* _WORK ITEM_: What you return should be the line containing "diff --git a/voxel-slam_amd/csrc/vba_kernels_lm.hpp" and each line after it to the end of the records, copied exactly.

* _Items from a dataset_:
- - -

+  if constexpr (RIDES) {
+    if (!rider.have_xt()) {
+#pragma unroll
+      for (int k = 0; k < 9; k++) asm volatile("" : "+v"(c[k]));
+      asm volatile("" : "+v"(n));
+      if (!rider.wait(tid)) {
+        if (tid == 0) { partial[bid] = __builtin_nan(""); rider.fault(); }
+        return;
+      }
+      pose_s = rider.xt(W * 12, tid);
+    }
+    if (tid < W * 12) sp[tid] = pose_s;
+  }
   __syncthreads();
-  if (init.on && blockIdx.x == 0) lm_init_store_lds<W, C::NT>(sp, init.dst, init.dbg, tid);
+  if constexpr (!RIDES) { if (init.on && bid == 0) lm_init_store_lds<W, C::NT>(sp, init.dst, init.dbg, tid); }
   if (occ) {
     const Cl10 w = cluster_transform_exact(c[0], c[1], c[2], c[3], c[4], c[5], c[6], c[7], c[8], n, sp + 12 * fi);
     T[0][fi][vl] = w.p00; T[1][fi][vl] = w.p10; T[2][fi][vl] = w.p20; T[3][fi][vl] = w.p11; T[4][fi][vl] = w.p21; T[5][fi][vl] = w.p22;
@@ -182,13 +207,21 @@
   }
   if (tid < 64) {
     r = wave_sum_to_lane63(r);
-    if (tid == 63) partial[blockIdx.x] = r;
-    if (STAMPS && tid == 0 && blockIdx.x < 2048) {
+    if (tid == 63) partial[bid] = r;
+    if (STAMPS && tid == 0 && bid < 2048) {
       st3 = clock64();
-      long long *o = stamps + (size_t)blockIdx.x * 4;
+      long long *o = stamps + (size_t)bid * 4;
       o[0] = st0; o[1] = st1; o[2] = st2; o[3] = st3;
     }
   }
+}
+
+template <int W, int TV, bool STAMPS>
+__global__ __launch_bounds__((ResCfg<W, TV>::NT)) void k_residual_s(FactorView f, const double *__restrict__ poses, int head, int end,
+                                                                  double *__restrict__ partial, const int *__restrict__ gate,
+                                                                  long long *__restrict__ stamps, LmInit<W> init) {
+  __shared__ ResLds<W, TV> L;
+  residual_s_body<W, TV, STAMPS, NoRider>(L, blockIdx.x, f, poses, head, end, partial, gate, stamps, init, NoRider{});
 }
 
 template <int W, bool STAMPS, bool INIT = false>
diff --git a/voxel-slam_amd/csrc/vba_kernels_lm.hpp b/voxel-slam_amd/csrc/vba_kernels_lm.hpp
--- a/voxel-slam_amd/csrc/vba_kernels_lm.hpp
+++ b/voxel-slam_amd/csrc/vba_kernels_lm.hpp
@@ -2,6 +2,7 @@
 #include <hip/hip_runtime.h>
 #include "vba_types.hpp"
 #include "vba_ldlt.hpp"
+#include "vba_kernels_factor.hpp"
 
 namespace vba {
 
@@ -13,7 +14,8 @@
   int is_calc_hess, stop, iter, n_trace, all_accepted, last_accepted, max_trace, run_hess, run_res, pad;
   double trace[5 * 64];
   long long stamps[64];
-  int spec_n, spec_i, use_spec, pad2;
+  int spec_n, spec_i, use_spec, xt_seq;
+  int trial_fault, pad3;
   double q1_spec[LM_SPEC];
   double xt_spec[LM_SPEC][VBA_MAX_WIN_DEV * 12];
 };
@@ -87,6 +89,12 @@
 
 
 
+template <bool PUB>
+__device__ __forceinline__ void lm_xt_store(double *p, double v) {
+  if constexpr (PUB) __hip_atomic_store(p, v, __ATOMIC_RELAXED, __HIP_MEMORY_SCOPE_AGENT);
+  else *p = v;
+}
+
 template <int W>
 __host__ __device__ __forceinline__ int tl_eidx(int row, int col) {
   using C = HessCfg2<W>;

- - -

* _YOUR SOLUTION_:
diff --git a/voxel-slam_amd/csrc/vba_kernels_lm.hpp b/voxel-slam_amd/csrc/vba_kernels_lm.hpp
--- a/voxel-slam_amd/csrc/vba_kernels_lm.hpp
+++ b/voxel-slam_amd/csrc/vba_kernels_lm.hpp
@@ -2,6 +2,7 @@
 #include <hip/hip_runtime.h>
 #include "vba_types.hpp"
 #include "vba_ldlt.hpp"
+#include "vba_kernels_factor.hpp"
 
 namespace vba {
 
@@ -13,7 +14,8 @@
   int is_calc_hess, stop, iter, n_trace, all_accepted, last_accepted, max_trace, run_hess, run_res, pad;
   double trace[5 * 64];
   long long stamps[64];
-  int spec_n, spec_i, use_spec, pad2;
+  int spec_n, spec_i, use_spec, xt_seq;
+  int trial_fault, pad3;
   double q1_spec[LM_SPEC];
   double xt_spec[LM_SPEC][VBA_MAX_WIN_DEV * 12];
 };
@@ -87,6 +89,12 @@
 
 
 
+template <bool PUB>
+__device__ __forceinline__ void lm_xt_store(double *p, double v) {
+  if constexpr (PUB) __hip_atomic_store(p, v, __ATOMIC_RELAXED, __HIP_MEMORY_SCOPE_AGENT);
+  else *p = v;
+}
+
 template <int W>
 __host__ __device__ __forceinline__ int tl_eidx(int row, int col) {
   using C = HessCfg2<W>;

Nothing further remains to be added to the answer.